Treatment of Osteochondral Lesions of the Talus with Particulated Juvenile Cartilage

SLR-January 2014- Farwa Abid-Hoffman

Reference: J. Chris Coetzee, Eric Giza, Lew C. Schon, Gregory C.Berlet, Steven Neufeld, Rebecca M. Stone and Erin L. Wilson. FAI 2013. 34(9):1205-1211.

 

Scientific Literature Review

Reviewed By: Farwa Abid-Hoffman, DPM
Residency Program: St. John Hospital and Medical Center 
 

Podiatric Relevance: Osteochondral lesions (OCL) of the talus are frequently present in traumatic ankle injuries such as ankle sprains, fractures, and recurrent ankle instability. As the severity of the traumatic injury increases, the incidence of OCLs consequently increases. In most cases, operative treatment includes ankle arthroscopy with debridement, microfracture, abrasion chondroplasty, curettage, and drilling. Performing these bone marrow stimulation procedures, however, do not produce normal articularhyaline cartilage, but instead produce fibrocartilage. And larger OCLs (greater than 1cm) may require secondary procedures such as osteochondral allograft/autograft chondrocyteimplantation. Juvenile articular cartilage may be used to treat these larger lesions and avoid the need for a possible malleolar osteotomy and inherent technical difficulties with osteochondral graft implantation. Juvenile articular cartilage also has the potential to reproduce hyaline cartilage making the salvage of the joint more physiologic. The purpose of this study was to assess the outcomes of pain, function, and activity level from subjects treated with particulated juvenile cartilage for symptomatic OCLs. 
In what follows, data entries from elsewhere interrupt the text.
__global__ __launch_bounds__(256) void k_chest(LsnCellDev c, const cf32* __restrict__ grid, const uint32_t* __restrict__ sf_idx_arr,
                                               cf32* __restrict__ ce, float* __restrict__ raw)
{
  extern __shared__ __attribute__((aligned(16))) unsigned char smem[];
  const int nre = (int)c.nre, nref = (int)c.nref, tid = threadIdx.x;
  const int P = (int)c.nof_ports, A = (int)c.nof_rx;
  const int blk = blockIdx.x, p = blk % P, rx = (blk / P) % A, sf = blk / (P * A);
  cf32* ls = (cf32*)smem;
  cf32* sm = ls + 4 * nref;
  float* part = (float*)(sm + 4 * nref);
  const int S = p < 2 ? 4 : 2;
  const int nsl = (int)c.nslot, nsym = (int)c.nsym;
  const int sym[4] = {p < 2 ? 0 : 1, p < 2 ? nsl - 3 : nsl + 1, nsl, 2 * nsl - 3};
  const cf32* g = grid + ((size_t)sf * A + rx) * 14 * nre;
  const cf32* crs = c.crs + ((size_t)sf_idx_arr[sf] * P + p) * 4 * nref;
  const int n4 = S * nref;
  for (int i = tid; i < n4; i += 256) {
    int s = i / nref, m = i - s * nref;
    ls[i] = cmulconj(g[sym[s] * nre + 6 * m + crs_koff(c, p, s)], crs[i]);
  }
  __syncthreads();
  for (int i = tid; i < n4; i += 256) {
    int s = i / nref, m = i - s * nref;
    float ar = 0.0f, ai = 0.0f;
#pragma unroll
    for (int j = 0; j < 5; j++) {
      int q = m + j - 2;
      if (q < 0 || q >= nref) continue;
      ar = ar + c.taps[j] * ls[s * nref + q].r;
      ai = ai + c.taps[j] * ls[s * nref + q].i;
    }
    sm[i].r = ar; sm[i].i = ai;
  }
  __syncthreads();
  float p0 = 0.0f, p1 = 0.0f, p2 = 0.0f, p3 = 0.0f, p4 = 0.0f, p5 = 0.0f;
  for (int i = tid; i < n4; i += 256) {
    float dr = sm[i].r - ls[i].r, di = sm[i].i - ls[i].i;
    p0 = p0 + (dr * dr + di * di);
    p1 = p1 + ls[i].r;
    p2 = p2 + ls[i].i;
    p3 = p3 + (sm[i].r * sm[i].r + sm[i].i * sm[i].i);
  }
  if (p < 2)
    for (int i = tid; i < 2 * nref; i += 256) {
      cf32 t = (i < nref) ? cmulconj(ls[2 * nref + i], ls[i]) : cmulconj(ls[3 * nref + (i - nref)], ls[nref + (i - nref)]);
      p4 = p4 + t.r;
      p5 = p5 + t.i;
    }
  part[0 * 256 + tid] = p0; part[1 * 256 + tid] = p1; part[2 * 256 + tid] = p2;
  part[3 * 256 + tid] = p3; part[4 * 256 + tid] = p4; part[5 * 256 + tid] = p5;
  __syncthreads();
  for (int s = 128; s > 0; s >>= 1) {
    if (tid < s) {
#pragma unroll
      for (int q = 0; q < 6; q++) part[q * 256 + tid] = part[q * 256 + tid] + part[q * 256 + tid + s];
    }
    __syncthreads();
  }
  if (tid < 6) raw[(((size_t)sf * A + rx) * P + p) * 8 + tid] = part[tid * 256];
  cf32* co = ce + (((size_t)sf * P + p) * A + rx) * 14 * nre;
  for (int k = tid; k < nre; k += 256) {
    cf32 row[4];
#pragma unroll
    for (int s = 0; s < 4; s++) {
      if (s >= S) break;
      int koff = crs_koff(c, p, s);
      const cf32* pl = sm + s * nref;
      int m = (k - koff) >= 0 ? (k - koff) / 6 : 0;
      if (m > nref - 2) m = nref - 2;
      float dr = (pl[m + 1].r - pl[m].r) / 6.0f, di = (pl[m + 1].i - pl[m].i) / 6.0f;
      float f = (float)(k - (6 * m + koff));
      row[s].r = pl[m].r + dr * f;
      row[s].i = pl[m].i + di * f;
    }
    if (p >= 2) {
      const cf32 c1 = row[0], c8 = row[1];
      const int la = sym[0], lb = sym[1];
      const float dl = (float)(lb - la);
      const float dr = (c8.r - c1.r) / dl, di = (c8.i - c1.i) / dl;
      co[la * nre + k] = c1; co[lb * nre + k] = c8;
      for (int l = 0; l < nsym; l++) {
        if (l == la || l == lb) continue;
        cf32 v; v.r = c1.r + dr * (float)(l - la); v.i = c1.i + di * (float)(l - la); co[l * nre + k] = v;
      }
      continue;
    }
    cf32 c0 = row[0], c4 = row[1], c7 = row[2], c11 = row[3];
    const int q0 = sym[0], q1 = sym[1], q2 = sym[2], q3 = sym[3];
    const float w01 = (float)(q1 - q0), w12 = (float)(q2 - q1), w23 = (float)(q3 - q2);
    float d01r = (c4.r - c0.r) / w01, d01i = (c4.i - c0.i) / w01;
    float d12r = (c7.r - c4.r) / w12, d12i = (c7.i - c4.i) / w12;
    float d23r = (c11.r - c7.r) / w23, d23i = (c11.i - c7.i) / w23;
    co[q0 * nre + k] = c0; co[q1 * nre + k] = c4; co[q2 * nre + k] = c7; co[q3 * nre + k] = c11;
    for (int l = q0 + 1; l < q1; l++) { cf32 v; v.r = c0.r + d01r * (float)(l - q0); v.i = c0.i + d01i * (float)(l - q0); co[l * nre + k] = v; }
    for (int l = q1 + 1; l < q2; l++) { cf32 v; v.r = c4.r + d12r * (float)(l - q1); v.i = c4.i + d12i * (float)(l - q1); co[l * nre + k] = v; }
    for (int l = q2 + 1; l < q3; l++) { cf32 v; v.r = c7.r + d23r * (float)(l - q2); v.i = c7.i + d23i * (float)(l - q2); co[l * nre + k] = v; }
    for (int l = q3 + 1; l < nsym; l++) { cf32 v; v.r = c11.r + d23r * (float)(l - q3); v.i = c11.i + d23i * (float)(l - q3); co[l * nre + k] = v; }
  }
}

Methods: This study was a cohort case series that collected outcomes in patients treated with particulated juvenile cartilage between 2009-2011 with at least a 12-month post-operative visit, with average follow-up of 16.2 months. Twelve males and 11 females representing 24 ankles met the inclusion and exclusion criteria for the study with an average age at surgery of 35.0 years and an average body mass index of 28 +/- 5.8. Fourteen ankles had failed at least one prior bone marrow stimulation procedure. The average lesion size was 125 +/- 75 mm2, with average depth was 7+/- 5 mm. In addition to the juvenile chondrocyte treatment, 9 (38 percent) ankles had one concomitant procedure and nine (38 percent) had more than one concomitant procedure. The operative technique for this study included an ankle arthroscopy then cartilage repair procedure per surgeon’s preference. An arthroscopic probe was used to measure the lesion and one package of juvenile chondrocyte per 2.5cm2 of lesion size was used.  Fibrin glue was used as a base of the chondrocyte implant onto the lesion, with additional fibrin applied to the fibrin-tissue construct after implantation. The postoperative patient surveys included the American Orthopaedic Foot & Ankle Society Ankle Hindfoot Scale (AOFAS),Short-Form 12v2, Health Survey (SF-12), pain intensity measured on a 100-mmvisual analog scale (VAS Pain), Foot and Ankle Ability Measure (FAAM), and a global satisfaction questionnaire.
 

Results: Ninety-two percent of subjects with moderate-sized lesions (larger than or equal to 10 mm and smaller than 15 mm) and 56 percent of large lesions (larger than or equal to 15 mm) demonstrated good to excellent results. The average AOFAS score of subjects about one year post-operatively was comparable to other reported treatments including BMS, ACI, and matrix-induced autologous chondrocyte implantation. FAAM daily living score (ADL) and Sports subscores demonstrated good postoperative function and VAS Pain postoperative results (VAS Pain 24 ± 25) at an average follow-up of 16.2 months are in line with previously reported results. However, these are difficult to fully interpret without preoperative values for comparison.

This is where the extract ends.